MATERIAL SHOWN START
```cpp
int step_gemm_launch_fused(StepGemm g, const GemmFused& fused, hipStream_t st) {
    STEP_REQUIRE(g.M > 0 && g.N > 0 && g.K >= 0 && g.batch == 1 && g.A && g.B && g.C, "step_gemm(fused): bad descriptor");
    STEP_REQUIRE(fused.channels > 0 && fused.period > 0 && (long)fused.channels * fused.period == g.N, "step_gemm(fused): N != channels * period");
    if (g.scn == 0) g.scn = 1;
    if (g.splitk < 1) g.splitk = 1;
    if (g.c_nscale) STEP_REQUIRE(g.c_nshift && g.c_mvec && g.c_nperiod == fused.period, "step_gemm(fused): column affine must use the same period");
    if (g.compute_bf16) return step_gemm_bf16_launch(g, st, &fused);
    const int rc = step_gemm_f32_fast_launch(g, st, &fused);
    if (rc == -1) { step_set_error("step_gemm(fused): operands do not qualify for the staged path"); return STEP_ERR_ARG; }
    return rc;
}

extern "C" int step_gemm(const StepGemm* g, void* stream) {
    STEP_REQUIRE(g != nullptr, "step_gemm: null descriptor");
    return step_gemm_launch(*g, (hipStream_t)stream);
}
```

### step_amd/csrc/gemm_bf16.hip

```cpp
#include "common.h"
#include "step_internal.h"

namespace {

constexpr int BK = 32;
constexpr int PITCH = BK * 2 + 16;

typedef __attribute__((ext_vector_type(4))) float f32x4v;
typedef __attribute__((ext_vector_type(4))) __bf16 bf16x4;

typedef __attribute__((ext_vector_type(2))) float f32x2v;
typedef __attribute__((ext_vector_type(2))) __bf16 bf16x2v;
__device__ __forceinline__ uint32_t pack2(float a, float b) {
    uint32_t r;
    asm("v_cvt_pk_bf16_f32 %0, %1, %2" : "=v"(r) : "v"(a), "v"(b));
    return r;
}
__device__ __forceinline__ uint2 pack4(float a, float b, float c, float d) { return make_uint2(pack2(a, b), pack2(c, d)); }
__device__ __forceinline__ uint2 pack4(const float (&v)[4]) { return pack4(v[0], v[1], v[2], v[3]); }
__device__ __forceinline__ uint16_t bf16_of(float x) {
    return __builtin_bit_cast(uint16_t, (__bf16)x);
}
template <typename T>
__device__ __forceinline__ float ld1(const void* p, long idx) {
// ... 132 lines not shown
            const int e4 = tid + r * 256;
            if (b_kc) {
                const int kk = (e4 % (BK / 4)) * 4, nn = e4 / (BK / 4);
                *(uint2*)(Bs + nn * PITCH + kk * 2) = pack4(rb[r]);
            } else {
                const int nn = (e4 % (BN / 4)) * 4, kk = e4 / (BN / 4);
#pragma unroll
                for (int i = 0; i < 4; ++i) *(uint16_t*)(Bs + (nn + i) * PITCH + kk * 2) = bf16_of(rb[r][i]);
            }
        }
    };

    f32x16 acc[TM][TN];
#pragma unroll
    for (int i = 0; i < TM; ++i)
#pragma unroll
        for (int j = 0; j < TN; ++j)
#pragma unroll
            for (int e = 0; e < 16; ++e) acc[i][j][e] = 0.f;

    const int r = lane & 31, h = lane >> 5;
    if (kbeg < kend) {
        load_tiles(kbeg);
        for (int k0 = kbeg; k0 < kend; k0 += BK) {
            __syncthreads();
            store_tiles();
            __syncthreads();
            if (k0 + BK < kend) load_tiles(k0 + BK);
#pragma unroll
            for (int ks = 0; ks < BK / 16; ++ks) {
                bf16x8 a[TM], b[TN];
#pragma unroll
                for (int i = 0; i < TM; ++i) a[i] = *(const bf16x8*)(As + (wr * (TM * 32) + i * 32 + r) * PITCH + ks * 32 + h * 16);
#pragma unroll
                for (int j = 0; j < TN; ++j) b[j] = *(const bf16x8*)(Bs + (wc * (TN * 32) + j * 32 + r) * PITCH + ks * 32 + h * 16);
#pragma unroll
                for (int i = 0; i < TM; ++i)
#pragma unroll
                    for (int j = 0; j < TN; ++j)
                        acc[i][j] = __builtin_amdgcn_mfma_f32_32x32x16_bf16(a[i], b[j], acc[i][j], 0, 0, 0);
            }
        }
    }

    float* Cb = g.C + (long)i0 * g.scb + (long)i1 * g.scb1;
#pragma unroll
    for (int i = 0; i < TM; ++i)
#pragma unroll
        for (int j = 0; j < TN; ++j) {
            const int gn = n0 + wc * (TN * 32) + j * 32 + r;
            if (gn >= g.N) continue;
            const float bv = (g.bias != nullptr) ? g.bias[gn] : 0.f;
            const long ni = g.c_nblk ? (long)(gn / g.c_nblk) * g.c_nstride + (gn % g.c_nblk) : (long)gn;
            gemm_store_tile(acc[i][j], Cb + ni * g.scn, m0 + wr * (TM * 32) + i * 32 + 4 * h, g.M, g.ldc, g.alpha, g.accumulate, bv, g.relu, gemm_col_affine(g, gn));
        }
}


enum { KC_F32 = 0, KC_BF16 = 1, MC_F32 = 2, MC_BF16 = 3 };
constexpr int FBK = 64;
constexpr int FPITCH = FBK * 2 + 8;
constexpr int FPITCH32 = FBK * 4 + 16;

struct FastArgs {
    const GemmKSeg* ktab;
    int ktab_per;
    int a_klog, b_klog, b_nlog;
    int xcd_swizzle;
    int wide_store;
    int m_fast;
    long split_stride;
    GemmFused fu;
};

static int wide_store_ok(const StepGemm& g, bool force = false) {
    return g.accumulate != 2 && !g.a_rowsum && g.c_nblk == 0 && g.scn == 1 && g.N % 4 == 0 && g.ldc % 4 == 0 && g.scb % 4 == 0 &&
           g.scb1 % 4 == 0 && ((uintptr_t)g.C & 15) == 0 && (force || (long)g.M * g.N * g.batch >= (4L << 20));
}

__device__ __forceinline__ long remap(int i, int lg, long stride) {
    return (long)(i >> lg) * stride + (i & ((1 << lg) - 1));
}

template <int MODE, int BR>
struct Stage {
    static constexpr int NV = MODE == KC_F32 ? BR * FBK / 4 / 256 : (MODE == KC_BF16 ? BR * FBK / 8 / 256 : (MODE == MC_F32 ? BR * FBK / 16 / 256 : (BR * FBK / 32 + 255) / 256));
    static constexpr int NR = (MODE == MC_F32 || MODE == MC_BF16) ? NV * 4 : NV;
    float f[NR][4];
};

template <int MODE, int BR>
__device__ __forceinline__ void stage_load(Stage<MODE, BR>& s, const char* base, int row0, int rows, long srow, long sk, int k0,
                                           int kend, int klog, long kstride, int rlog, long rstride, int tid) {
    if constexpr (MODE == KC_F32) {
#pragma unroll
        for (int r = 0; r < s.NV; ++r) {
            const int e = tid + r * 256;
            const int k = k0 + (e % (FBK / 4)) * 4, row = row0 + e / (FBK / 4);
            const bool ok = row < rows && k < kend;
            const long off = ok ? remap(row, rlog, rstride) * srow + remap(k, klog, kstride) : 0;
            const float4 t = *(const float4*)((const float*)base + off);
            s.f[r][0] = t.x; s.f[r][1] = t.y; s.f[r][2] = t.z; s.f[r][3] = t.w;
        }
    } else if constexpr (MODE == KC_BF16) {
#pragma unroll
        for (int r = 0; r < s.NV; ++r) {
            const int e = tid + r * 256;
            const int k = k0 + (e % (FBK / 8)) * 8, row = row0 + e / (FBK / 8);
            const bool ok = row < rows && k < kend;
            const long off = ok ? remap(row, rlog, rstride) * srow + remap(k, klog, kstride) : 0;
            const float4 t = *(const float4*)((const uint16_t*)base + off);
            s.f[r][0] = t.x; s.f[r][1] = t.y; s.f[r][2] = t.z; s.f[r][3] = t.w;
        }
    } else if constexpr (MODE == MC_BF16) {
#pragma unroll
        for (int r = 0; r < s.NV; ++r) {
            const int e = tid + r * 256;
            const int row = row0 + (e % (BR / 8)) * 8, kb = k0 + (e / (BR / 8)) * 4;
#pragma unroll
            for (int j = 0; j < 4; ++j) {
                const bool ok = row < rows && kb + j < kend && e < BR * FBK / 32;
                const long off = ok ? (long)row * srow + remap(kb + j, klog, kstride) * sk : 0;
                const float4 t = *(const float4*)((const uint16_t*)base + off);
                s.f[r * 4 + j][0] = t.x; s.f[r * 4 + j][1] = t.y; s.f[r * 4 + j][2] = t.z; s.f[r * 4 + j][3] = t.w;
            }
        }
    } else {
#pragma unroll
        for (int r = 0; r < s.NV; ++r) {
            const int e = tid + r * 256;
// ... 441 lines not shown
                        v[i] = x[i] > 0.f ? kk[j] * (v[i] - m1[j] - (x[i] - mu[j]) * m2r[j]) : 0.f;
                    }
                }
                float4 r4 = make_float4(v[0], v[1], v[2], v[3]);
                if (g.accumulate == 1) { r4.x += o4[u].x; r4.y += o4[u].y; r4.z += o4[u].z; r4.w += o4[u].w; }
                *(float4*)(Cb + off[u]) = r4;
            }
        }
        if (fu.dotw) {
            float q4[4] = {dw[0], dm[0], dw[1], dm[1]};
#pragma unroll
            for (int i = 0; i < 4; ++i) q4[i] = wave_sum(q4[i]);
            if (lane == 0) { fred[wave][0] = q4[0]; fred[wave][1] = q4[1]; fred[wave][2] = q4[2]; fred[wave][3] = q4[3]; }
            __syncthreads();
            if (tid < 4) {
                const int c = c_lo + (tid >> 1);
                if (c < C) atomicAdd(fu.dots + 2 * c + (tid & 1), fred[0][tid] + fred[1][tid] + fred[2][tid] + fred[3][tid]);
            }
        }
        return;
    }
    if constexpr (BM * (BN + 4) * 4 <= 2 * BUF)
    if (fa.wide_store) {
        constexpr int TP = BN + 4;
        static_assert(BM * TP * 4 <= 2 * BUF, "staging tile must fit in the operand buffers");
        float* tile = (float*)lds;
        __syncthreads();
#pragma unroll
        for (int i = 0; i < TM; ++i)
#pragma unroll
            for (int j = 0; j < TN; ++j) {
                const int cn = wc * (TN * 32) + j * 32 + r, gn = n0 + cn;
                const GemmColAffine ca = gemm_col_affine(g, gn < g.N ? gn : 0);
                const float bv = (g.bias != nullptr && gn < g.N) ? g.bias[gn] : 0.f;
#pragma unroll
                for (int e = 0; e < 16; ++e) {
                    const int rm = wr * (TM * 32) + i * 32 + 4 * h + (e & 3) + 8 * (e >> 2), gm = m0 + rm;
                    float v = g.alpha * acc[i][j][e] * ca.cs + bv;
                    if (ca.mvec) v += ca.csh * (gm < g.M ? ca.mvec[gm] : 0.f);
                    tile[rm * TP + cn] = v;
                }
            }
        __syncthreads();
        constexpr int PIECES = BM * BN / 4;
#pragma unroll 4
        for (int pc = tid; pc < PIECES; pc += 256) {
            const int rm = pc / (BN / 4), c4 = (pc % (BN / 4)) * 4;
            const int gm = m0 + rm, gn = n0 + c4;
            if (gm >= g.M || gn >= g.N) continue;
            float4 v = *(const float4*)(tile + rm * TP + c4);
            float4* dst = (float4*)(Cb + (long)gm * g.ldc + gn);
            if (g.accumulate == 1) { const float4 o = *dst; v.x += o.x; v.y += o.y; v.z += o.z; v.w += o.w; }
            if (g.relu) { v.x = fmaxf(v.x, 0.f); v.y = fmaxf(v.y, 0.f); v.z = fmaxf(v.z, 0.f); v.w = fmaxf(v.w, 0.f); }
            *dst = v;
        }
        return;
    }
#pragma unroll
    for (int i = 0; i < TM; ++i)
#pragma unroll
        for (int j = 0; j < TN; ++j) {
            const int gn = n0 + wc * (TN * 32) + j * 32 + r;
            const int mb = m0 + wr * (TM * 32) + i * 32 + 4 * h;
            if (gn == ones_row) gemm_store_tile(acc[i][j], g.a_rowsum, mb, g.M, 1, g.alpha, 2, 0.f, 0);
            if (gn >= g.N) continue;
            const float bv = (g.bias != nullptr) ? g.bias[gn] : 0.f;
            const long ni = g.c_nblk ? (long)(gn / g.c_nblk) * g.c_nstride + (gn % g.c_nblk) : (long)gn;
            gemm_store_tile(acc[i][j], Cb + ni * g.scn, mb, g.M, g.ldc, g.alpha, g.accumulate, bv, g.relu, gemm_col_affine(g, gn));
        }
}

static int ilog2_exact(int v) {
    for (int l = 2; l < 31; ++l) if ((1 << l) == v) return l;
    return -2;
}

static int fast_mode(const void* base, int is_bf16, long srow, long sk, long sb0, long sb1, int kblk, long kstride, int rblk,
                     long rstride, int* klog, int* rlog) {
    const int vec = is_bf16 ? 8 : 4;
    if (((uintptr_t)base & 15) || sb0 % vec || sb1 % vec) return -1;
    *klog = 30; *rlog = 30;
    if (sk == 1) {
        if (srow % vec) return -1;
        if (kblk) { *klog = ilog2_exact(kblk); if (*klog < 0 || kblk % vec || kstride % vec) return -1; }
        if (rblk) { *rlog = ilog2_exact(rblk); if (*rlog < 0) return -1; }
        return is_bf16 ? KC_BF16 : KC_F32;
    }
    if (srow == 1 && is_bf16) {
        if (sk % 8 || kblk || rblk) return -1;
        return MC_BF16;
    }
    if (srow == 1 && !is_bf16) {
        if (sk % 4) return -1;
        if (kblk) { *klog = ilog2_exact(kblk); if (*klog < 0) return -1; }
        if (rblk) { *rlog = ilog2_exact(rblk); if (*rlog < 0 || rstride % 4) return -1; }
        return MC_F32;
    }
    return -1;
}

template <int BM, int BN, int AMODE>
int launch_fast_b(const StepGemm& g, const FastArgs& fa, int bmode, dim3 grid, hipStream_t st) {
    if (bmode == KC_F32) gemm_fast_kernel<BM, BN, AMODE, KC_F32, false><<<grid, 256, 0, st>>>(g, fa);
    else if (bmode == KC_BF16) gemm_fast_kernel<BM, BN, AMODE, KC_BF16, false><<<grid, 256, 0, st>>>(g, fa);
    else if (bmode == MC_F32) gemm_fast_kernel<BM, BN, AMODE, MC_F32, false><<<grid, 256, 0, st>>>(g, fa);
    else {
        if constexpr (AMODE != KC_BF16) gemm_fast_kernel<BM, BN, AMODE, MC_BF16, false><<<grid, 256, 0, st>>>(g, fa);
        else { step_set_error("step_gemm: an n-contiguous bf16 B operand needs an f32 A operand"); return STEP_ERR_ARG; }
    }
    STEP_LAUNCH_CHECK("step_gemm(bf16 fast)");
    return STEP_OK;
}
template <int BM, int BN>
int launch_fast(const StepGemm& g, const FastArgs& fa_in, int amode, int bmode, hipStream_t st) {
    dim3 grid(cdiv(g.N + (g.a_rowsum ? 1 : 0), BN), cdiv(g.M, BM), g.batch * g.splitk);
    FastArgs fa = fa_in;
    fa.xcd_swizzle = grid.x >= 2 && (grid.y * grid.z) % 8 == 0 && (long)g.M * g.K * g.batch >= (8L << 20);
    if (amode == KC_F32) return launch_fast_b<BM, BN, KC_F32>(g, fa, bmode, grid, st);
    if (amode == KC_BF16) return launch_fast_b<BM, BN, KC_BF16>(g, fa, bmode, grid, st);
    return launch_fast_b<BM, BN, MC_F32>(g, fa, bmode, grid, st);
}
// ... 83 lines not shown
                            ((fused->flags & (GEMM_FUSED_FFN_FWD | GEMM_FUSED_MASKNZ | GEMM_FUSED_BF16OUT)) ? (g.accumulate == 0 && !fused->dotw && !fused->bnx && !g.c_nscale) :
                             (fused->flags & GEMM_FUSED_INTERLEAVED) ? (128 % fused->channels == 0 && fused->channels % 8 == 0 && g.N % 8 == 0 && g.ldc % 8 == 0 &&
                                                                       ((((uintptr_t)fused->bnx) | ((uintptr_t)g.C)) & 15) == 0 && !fused->dotw) : fused->period >= 128),
                            "step_gemm: the fused DGL epilogues need the staged path with a wide-store result (aligned dense C, period >= 128)");
    if (g.splitk < 0) {
        STEP_REQUIRE(g.accumulate == 2, "step_gemm: automatic split-K needs accumulate==2");
        g.splitk = auto_splitk(g.M, g.N, g.K, g.batch, fast);
    }
    if (g.splitk < 1) g.splitk = 1;
    if (g.splitk > 1) STEP_REQUIRE(g.accumulate == 2, "step_gemm: split-K needs accumulate==2");
    STEP_REQUIRE(!(g.accumulate == 2 && (g.bias || g.relu)), "step_gemm: bias/relu epilogue not available with atomic accumulate");
    long tiles128 = (long)cdiv(g.M, 128) * cdiv(g.N, 128) * g.batch * g.splitk;
    const bool big = g.M > 64 && g.N > 64 && tiles128 >= 512;
    static const bool use_ws = []() { const char* e = getenv("STEP_GEMM_SPLITK_WS"); return !e || atoi(e) != 0; }();
    const StepGemm orig = g;
    bool ws_reduce = false;
    if (use_ws && fast && !fused && g.splitk > 1 && g.splitk_ws && !g.c_nblk && !g.c_nscale && (((uintptr_t)g.splitk_ws) & 15) == 0 &&
        (long)g.M * g.N * g.batch * g.splitk <= g.splitk_ws_floats) {
        const long mn = (long)g.M * g.N;
        ws_reduce = true;
        fa.split_stride = mn * g.batch;
        g.C = g.splitk_ws; g.ldc = g.N; g.scn = 1; g.accumulate = 0;
        g.scb = mn; g.scb1 = (long)g.batch0 * mn;
        fa.wide_store = wide_store_ok(g, true);
    }
    auto finish = [&](int rc) -> int {
        if (rc != STEP_OK || !ws_reduce) return rc;
        const long total = (long)orig.M * orig.N * orig.batch;
        const int chunk = 16;
        dim3 grid((unsigned)((total + 255) / 256), (unsigned)cdiv(orig.splitk, chunk));
        splitk_reduce_kernel<<<grid, 256, 0, st>>>(orig.splitk_ws, orig.splitk, chunk, (long)orig.M * orig.N, orig.N, orig.batch, orig.batch0, orig.C,
                                                  orig.ldc, orig.scn ? orig.scn : 1, orig.scb, orig.scb1);
        STEP_LAUNCH_CHECK("step_gemm(split-K reduce)");
        return STEP_OK;
    };
    if (fast && fused) return big ? launch_fast_fused<128, 128>(g, fa, amode, bmode, st) : launch_fast_fused<64, 64>(g, fa, amode, bmode, st);
    static const bool hop128 = []() { const char* e = getenv("STEP_GEMM_HOP128"); return !e || atoi(e) != 0; }();
    if (hop128 && fast && !big && amode == KC_BF16 && bmode == KC_BF16 && g.M >= 2048 && g.N >= 256 && tiles128 >= 256)
        return finish(launch_fast<128, 128>(g, fa, amode, bmode, st));
    static const int tall_m = []() { const char* e = getenv("STEP_GEMM_TALL_M"); return e ? atoi(e) : 1024; }();
    if (fast && !big && bmode != MC_BF16 && g.M >= tall_m && g.N > 64) {
        const long t = (long)cdiv(g.M, 128) * cdiv(g.N, 64) * g.batch * g.splitk;
        if (t >= 256) return finish(launch_fast<128, 64>(g, fa, amode, bmode, st));
    }
    if (fast) return finish(big ? launch_fast<128, 128>(g, fa, amode, bmode, st) : launch_fast<64, 64>(g, fa, amode, bmode, st));
    STEP_TRY(step_gemm_rowsum_separate(&g, st));
    if (big) return launch_bf16<128, 128>(g, st);
    return launch_bf16<64, 64>(g, st);
}
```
MATERIAL SHOWN END
# ABOUT THIS EXERCISE
Indicate how many lines in the records above include the word "remap", giving no other content.

# OUTPUT FOR THIS EXERCISE
4